# get (anti)commutator

Is it possible to get (anti)commutator directly? I have a try, for example

{a,b,c,d,e,f,g,h}::NonCommuting.
ex:=a b c d-c d b a+e f g h+g h f e;
substitute(_,$A?? B??-B?? A??->\commutator{A??}{B??},A?? B??+B?? A??->\anticommutator{A??}{B??}$);


but it doesn't work.

edited

+1 vote

These type of problems are typically handled by writing a product in terms of the commutator and the swapped product. So e.g.

{a,b,c,d,e,f,g,h}::NonCommuting.
ex:=a b c d-c d a b + e f g h+g h e f;
substitute(ex, $a b c d = \commutator{a b}{c d} + c d a b$);


Something similar is done at the bottom of the example at https://cadabra.science/notebooks/beginners.html to rewrite derivatives of the vector potential in terms of the (antisymmetric) field strength.

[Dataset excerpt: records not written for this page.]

# aerius-labs/paillier-halo2

Hardware: AMD Instinct MI355X
Metric: Paillier-encrypt proofs/s (2048-bit n, k=17); MSM achieved HBM GB/s vs peak (higher is better)
Workload: dtype u32 limbs (29-bit reduced radix, 254-bit modular integers), u64 limbs (4096-bit integers)

## Files before the change

include/pz.h:

```cpp
#ifndef PZ_H
#define PZ_H

#include <stddef.h>
#include <stdint.h>

#ifdef __cplusplus
extern "C" {
#endif

typedef struct pz_ctx pz_ctx;
typedef struct pz_bases pz_bases;

enum pz_status {
    PZ_OK = 0,
    PZ_ERR_INVALID = -1,
    PZ_ERR_HIP = -2,
    PZ_ERR_NO_DEVICE = -3,
    PZ_ERR_OOM = -4,
    PZ_ERR_ZERO_MODULUS = -5,
    PZ_ERR_RANGE = -6,
    PZ_ERR_UNSUPPORTED = -7,
    PZ_ERR_CAPACITY = -8,
    PZ_ERR_MESSAGE_RANGE = -9,
    PZ_ERR_ASYNC = -10
    ,
    PZ_ERR_INTERNAL = -11
};

int pz_init(int n_devices, const int* device_ids, pz_ctx** out);
int pz_free(pz_ctx* ctx);
const char* pz_strerror(int status);
const char* pz_last_hip_error(const pz_ctx* ctx);
int pz_set_stream(pz_ctx* ctx, void* hip_stream);
int pz_sync(pz_ctx* ctx);
#define PZ_ABI_VERSION 7
int pz_abi_version(void);

int pz_dev_alloc(pz_ctx* ctx, size_t bytes, void** d_out);
int pz_dev_cache_limit(pz_ctx* ctx, size_t max_bytes);
int pz_dev_arena(pz_ctx* ctx, size_t bytes);
int pz_dev_arena_info(pz_ctx* ctx, uint64_t out[6]);
int pz_dev_mem_info(pz_ctx* ctx, size_t* free_bytes, size_t* total_bytes);
int pz_dev_free(pz_ctx* ctx, void* d);
int pz_upload(pz_ctx* ctx, void* d_dst, const void* src, size_t bytes);
int pz_download(pz_ctx* ctx, void* dst, const void* d_src, size_t bytes);
int pz_dev_memset(pz_ctx* ctx, void* d_dst, int byte_value, size_t bytes);
int pz_dev_copy(pz_ctx* ctx, void* d_dst, const void* d_src, size_t bytes);
int pz_dev_copy_2d(pz_ctx* ctx, void* d_dst, size_t dst_pitch, const void* d_src, size_t src_pitch, size_t width, size_t rows);
int pz_ctx_wait(pz_ctx* waiter, pz_ctx* producer);

int pz_srs_load_g1(pz_ctx* ctx, uint32_t k, const uint64_t* bases_affine, int lagrange, pz_bases** out);
int pz_bases_load_g1(pz_ctx* ctx, const uint64_t* bases_affine, size_t n_points, int on_device,
                     uint32_t window_bits, pz_bases** out);
int pz_bases_free(pz_ctx* ctx, pz_bases* bases);
int pz_bases_info(const pz_bases* bases, size_t* n_points, uint32_t* window_bits, uint32_t* n_windows);

int pz_msm_g1(pz_ctx* ctx, const pz_bases* bases, const uint64_t* scalars, size_t n, uint64_t out_jac[12]);
int pz_msm_g1_batch(pz_ctx* ctx, const pz_bases* bases, const uint64_t* const* scalar_cols, size_t n_cols,
                    size_t n, uint64_t* out_jac );
int pz_msm_g1_dev(pz_ctx* ctx, const pz_bases* bases, const uint64_t* d_scalars, size_t n_cols, size_t n,
                  size_t col_stride, uint32_t win_lo, uint32_t win_hi, uint64_t* d_out_jac);
int pz_g1_sum(pz_ctx* ctx, const uint64_t* jac , size_t n, uint64_t out_jac[12]);
int pz_g1_sum_dev(pz_ctx* ctx, const uint64_t* d_jac, size_t n, uint64_t* d_out_jac);
int pz_msm_g1_multi(pz_ctx* const* ctxs, const pz_bases* const* bases, const uint64_t* const* d_scalars, const size_t* n_per_ctx,
                    size_t n_ctx, int split_points, uint64_t out_jac[12]);
int pz_g1_normalize(pz_ctx* ctx, const uint64_t* jac , size_t n, uint64_t* aff );
int pz_g1_fixed_base_mul(pz_ctx* ctx, const uint64_t* scalars, size_t n, uint64_t* out_affine );
int pz_g1_fixed_base_mul_dev(pz_ctx* ctx, const uint64_t* d_scalars, size_t n, uint64_t* d_out_affine);

int pz_g1_commit_mask_dev(pz_ctx* ctx, const pz_bases* bases, const uint8_t* d_mask, size_t n_cols, size_t n, size_t mask_stride,
                          uint64_t* d_out_jac);

int pz_ntt_fr(pz_ctx* ctx, uint64_t* a , const uint64_t omega[4], uint32_t log_n);
int pz_ntt_fr_batch(pz_ctx* ctx, uint64_t* const* cols, size_t n_cols, const uint64_t omega[4], uint32_t log_n);
int pz_ntt_fr_dev(pz_ctx* ctx, uint64_t* d_a, size_t n_cols, size_t col_stride, const uint64_t omega[4],
                  uint32_t log_n, const uint64_t* pre_coset_g, const uint64_t* post_scale);
int pz_ntt_fr_to_dev(pz_ctx* ctx, const uint64_t* d_in, size_t in_stride, uint64_t* d_out, size_t out_stride, size_t n_cols,
                     const uint64_t omega[4], uint32_t log_n, const uint64_t* pre_coset_g, const uint64_t* post_scale);

int pz_ntt_fr_extend_dev(pz_ctx* ctx, const uint64_t* d_coeff, size_t n_cols, size_t in_stride, uint64_t* d_ext,
                         size_t out_stride, uint32_t log_n, uint32_t log_e, const uint64_t omega_n[4],
                         const uint64_t* coset_gens, const uint64_t* scale);
int pz_ntt_fr_coeff_extend_dev(pz_ctx* ctx, uint64_t* d_values, size_t n_cols, size_t col_stride, uint64_t* d_ext,
                               size_t out_stride, uint32_t log_n, uint32_t log_e, const uint64_t omega_n[4],
                               const uint64_t omega_n_inv[4], const uint64_t n_inv[4], const uint64_t* coset_gens);
int pz_fr_convert_dev(pz_ctx* ctx, uint64_t* d_a, size_t n, int to_mont);
int pz_fr_from_mask_dev(pz_ctx* ctx, const uint8_t* d_mask, size_t n, uint64_t* d_out);

int pz_mul_mod(pz_ctx* ctx, uint32_t limbs, const uint64_t* a, const uint64_t* b, const uint64_t* modulus,
               uint64_t* q, uint64_t* r);
int pz_paillier_trace(pz_ctx* ctx, uint32_t limbs_n2, const uint64_t* n2, const uint64_t* base, const uint64_t* exp,
                      uint32_t exp_limbs, uint64_t* steps_out, size_t* n_steps, uint64_t* result);
int pz_paillier_encrypt(pz_ctx* ctx, uint32_t limbs_n, size_t batch, const uint64_t* n, const uint64_t* g,
                        const uint64_t* m, const uint64_t* r, uint64_t* steps_out, size_t steps_cap,
                        uint32_t* n_steps_g, uint32_t* n_steps_r, uint64_t* c_out);
int pz_paillier_encrypt_dev(pz_ctx* ctx, uint32_t limbs_n, size_t batch, const uint64_t* n, const uint64_t* g,
                            const uint64_t* m, const uint64_t* r, uint64_t* d_steps_out, size_t steps_cap,
                            uint32_t* n_steps_g, uint32_t* n_steps_r, uint64_t* c_out);

int pz_paillier_encrypt_uniform(pz_ctx* ctx, uint32_t limbs_n, size_t batch, uint32_t m_bits, const uint64_t* n, const uint64_t* g,
                                const uint64_t* m, const uint64_t* r, uint64_t* steps_out, size_t steps_cap, uint32_t* n_steps_g,
                                uint32_t* n_steps_r, uint64_t* c_out);
int pz_paillier_encrypt_uniform_dev(pz_ctx* ctx, uint32_t limbs_n, size_t batch, uint32_t m_bits, const uint64_t* n,
                                    const uint64_t* g, const uint64_t* m, const uint64_t* r, uint64_t* d_steps_out, size_t steps_cap,
                                    uint32_t* n_steps_g, uint32_t* n_steps_r, uint64_t* c_out);

int pz_paillier_tally(pz_ctx* ctx, uint32_t limbs_n, size_t count, const uint64_t* n, const uint64_t* cts, uint64_t* steps_out,
                      size_t steps_cap, uint64_t* c_out);
int pz_paillier_tally_dev(pz_ctx* ctx, uint32_t limbs_n, size_t count, const uint64_t* n, const uint64_t* cts, uint64_t* d_steps_out,
                          size_t steps_cap, uint64_t* c_out);

int pz_witness_cells_per_step(uint32_t limbs, uint32_t limb_bits, uint32_t lookup_bits, size_t* advice_cells,
                              size_t* lookup_cells);
int pz_witness_expand_dev(pz_ctx* ctx, uint32_t limbs, uint32_t limb_bits, uint32_t lookup_bits,
                          const uint64_t* d_steps, size_t n_steps, const uint64_t* d_modulus, uint64_t* d_advice,
                          uint64_t* d_lookup);

int pz_circuit_cells(int kind, uint32_t limbs_n, uint32_t limb_bits, uint32_t lookup_bits, size_t n_steps_g,
                     size_t n_steps_r, size_t* advice_cells, size_t* lookup_cells);
int pz_circuit_expand_dev(pz_ctx* ctx, int kind, uint32_t limbs_n, uint32_t limb_bits, uint32_t lookup_bits,
                          const uint64_t* inputs, const uint64_t* d_steps, size_t n_steps_g, size_t n_steps_r,
                          const uint64_t* d_modulus, uint64_t* d_advice, uint64_t* d_lookup, size_t rows, size_t col_stride);

int pz_circuit_break_points(const uint8_t* gate_mask, size_t n_cells, size_t max_rows, uint64_t* starts_out, size_t capacity,
// ... 121 lines not shown
                           const uint64_t* d_l_active, const uint64_t beta[4], const uint64_t gamma[4], const uint64_t y[4],
                           uint64_t* d_h);
int pz_quotient_permutation_split_dev(pz_ctx* ctx, const uint64_t* d_cols_ext, size_t col_stride, const uint64_t* d_sigma_ext,
                                      size_t sigma_stride, const uint64_t* d_z_ext, size_t z_stride, uint32_t n_sets_total,
                                      uint32_t set_lo, uint32_t n_sets, uint32_t chunk_len, uint32_t m_cols, int head, uint32_t log_ext,
                                      uint32_t rot_step, uint32_t last_rotation, const uint64_t* d_l0, const uint64_t* d_l_last,
                                      const uint64_t beta[4], const uint64_t gamma[4], const uint64_t delta[4],
                                      const uint64_t coset_g[4], const uint64_t omega_ext[4], const uint64_t y[4], uint64_t* d_h_low,
                                      uint64_t* d_h_d);
int pz_quotient_lookup_split_dev(pz_ctx* ctx, const uint64_t* d_input_ext, size_t input_stride, const uint64_t* d_table_ext,
                                 const uint64_t* d_perm_input_ext, size_t perm_input_stride, const uint64_t* d_perm_table_ext,
                                 size_t perm_table_stride, const uint64_t* d_z_ext, size_t z_stride, uint32_t n_lookups,
                                 uint32_t log_ext, uint32_t rot_step, const uint64_t* d_l0, const uint64_t* d_l_last,
                                 const uint64_t* d_l_active, const uint64_t beta[4], const uint64_t gamma[4], const uint64_t y[4],
                                 uint64_t* d_h_low, uint64_t* d_h_d);
int pz_quotient_d_rows_dev(pz_ctx* ctx, const uint64_t* d_cols, size_t col_stride, const uint64_t* d_sigma, size_t sigma_stride,
                           const uint64_t* d_z, size_t z_stride, uint32_t m, uint32_t chunk_len, const uint64_t* d_input,
                           size_t input_stride, const uint64_t* d_table, const uint64_t* d_perm_input, size_t perm_input_stride,
                           const uint64_t* d_perm_table, size_t perm_table_stride, const uint64_t* d_zl, size_t zl_stride,
                           uint32_t n_lookups, uint32_t log_n, size_t row_lo, const uint64_t omega[4], const uint64_t beta[4],
                           const uint64_t gamma[4], const uint64_t delta[4], const uint64_t y[4], uint64_t* d_out);
int pz_fr_mul_row_dev(pz_ctx* ctx, const uint64_t* d_a, size_t n_cols, size_t col_stride, size_t n, const uint64_t* d_row,
                      uint64_t* d_out, size_t out_stride);
int pz_quotient_finish_dev(pz_ctx* ctx, uint64_t* d_h, uint32_t log_n, uint32_t log_e, const uint64_t coset_g[4],
                           const uint64_t omega_ext[4]);
int pz_fr_distribute_powers_dev(pz_ctx* ctx, uint64_t* d_a, size_t n_cols, size_t col_stride, size_t n,
                                const uint64_t g[4], const uint64_t c[4]);
int pz_fr_lincomb_dev(pz_ctx* ctx, const uint64_t* d_polys, size_t n_cols, size_t col_stride, size_t n,
                      const uint64_t v[4], uint64_t* d_out, int accumulate);
int pz_poly_div_linear_dev(pz_ctx* ctx, const uint64_t* d_coeffs, size_t n_cols, size_t col_stride, size_t n,
                           const uint64_t x[4], uint64_t* d_q, size_t q_stride);

typedef struct pz_shplonk pz_shplonk;
int pz_shplonk_begin_dev(pz_ctx* ctx, size_t n, uint32_t n_sets, const uint32_t* set_n_polys, const uint64_t* const* d_polys,
                         const uint32_t* set_n_points, const uint32_t* point_idx, uint32_t n_points_total, const uint64_t* points,
                         const uint64_t* evals, const uint64_t y[4], const uint64_t v[4], uint64_t* d_h, pz_shplonk** state);
int pz_shplonk_finish_dev(pz_ctx* ctx, pz_shplonk* state, const uint64_t u[4], const uint64_t* d_h, uint64_t* d_h2);
int pz_shplonk_free(pz_ctx* ctx, pz_shplonk* state);

typedef struct pz_structure pz_structure;
int pz_circuit_structure_dev(pz_ctx* ctx, int kind, uint32_t limbs_n, uint32_t limb_bits, uint32_t lookup_bits, uint32_t k,
                             const uint64_t* exp_g, const uint64_t* exp_r, size_t minimum_rows, uint32_t blinding_factors,
                             pz_structure** out);
int pz_circuit_structure_tally_dev(pz_ctx* ctx, uint32_t limbs_n, uint32_t limb_bits, uint32_t lookup_bits, uint32_t k, size_t count,
                                   size_t minimum_rows, uint32_t blinding_factors, pz_structure** out);
int pz_structure_info(const pz_structure* st, size_t* n_adv, size_t* n_adv_filled, size_t* n_lk, size_t* max_rows, size_t* n_constants,
                      size_t* n_cells, size_t* n_lookups, size_t* n_steps_g, size_t* n_steps_r);
int pz_structure_arrays(const pz_structure* st, const uint8_t** d_selectors, const uint32_t** d_map_col, const uint32_t** d_map_row,
                        const uint64_t** d_col_starts, const uint64_t** constants, const uint64_t** col_starts_host);
int pz_structure_free(pz_structure* st);

typedef struct pz_pk pz_pk;
typedef struct pz_proof pz_proof;
#define PZ_BLINDING_SEEDED_TEST_STREAM (~(size_t)0)
#define PZ_PK_EXT_ALL (~(size_t)0)
int pz_pk_create(pz_ctx* ctx, const pz_bases* bases_lagrange, const pz_bases* bases_monomial, uint32_t k, uint32_t lookup_bits,
                 uint32_t blinding_factors, size_t max_rows, size_t n_adv, size_t n_lk, const uint8_t* selectors,
                 const uint64_t* constants, size_t n_constants, const uint32_t* map_col, const uint32_t* map_row, size_t tile,
                 size_t ext_resident_cols, pz_pk** out);
int pz_pk_create_dev(pz_ctx* ctx, const pz_bases* bases_lagrange, const pz_bases* bases_monomial, uint32_t k, uint32_t lookup_bits,
                     uint32_t blinding_factors, size_t max_rows, size_t n_adv, size_t n_lk, const uint8_t* d_selectors,
                     const uint64_t* constants, size_t n_constants, const uint32_t* d_map_col, const uint32_t* d_map_row, size_t tile,
                     size_t ext_resident_cols, pz_pk** out);
int pz_pk_info(const pz_pk* pk, size_t* n_fixed, size_t* n_perm_cols, size_t* n_sets, size_t* blinding_words, size_t* evals_words);
int pz_pk_commitments(const pz_pk* pk, uint64_t* fixed_affine, uint64_t* sigma_affine);
int pz_pk_free(pz_pk* pk);
int pz_proof_begin(pz_pk* pk, uint64_t* d_cols, uint64_t seed, const uint64_t* blinding, size_t n_blinding, pz_proof** out,
                   uint64_t* advice_affine);
int pz_proof_lookups(pz_proof* proof, const uint64_t theta[4], uint64_t* perm_inputs_affine, uint64_t* perm_tables_affine);
int pz_proof_products(pz_proof* proof, const uint64_t beta[4], const uint64_t gamma[4], uint64_t* perm_z_affine,
                      uint64_t* lookup_z_affine, uint64_t* random_affine);
int pz_proof_quotient(pz_proof* proof, const uint64_t y[4], uint64_t* h_affine);
int pz_proof_evaluate(pz_proof* proof, const uint64_t x[4], uint64_t* evals);
int pz_proof_open_begin(pz_proof* proof, const uint64_t y[4], const uint64_t v[4], uint64_t* w1_affine);
int pz_proof_open_finish(pz_proof* proof, const uint64_t u[4], uint64_t* w2_affine, int* quotient_degree_ok);
int pz_proof_free(pz_proof* proof);
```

answered by (62.2k points)

I want to make all expressions that has the following form

A B- B A, A B+B A


can become

\commutator{A}{B},\anticommutator{A}{B}


I'm sorry that example above I give may be too simple. The problem I'm dealing with is more complicated. I want the method to be generic.This quesion is similar to the question of cyclicity of trace and I also want to know if there is any progress on this issue.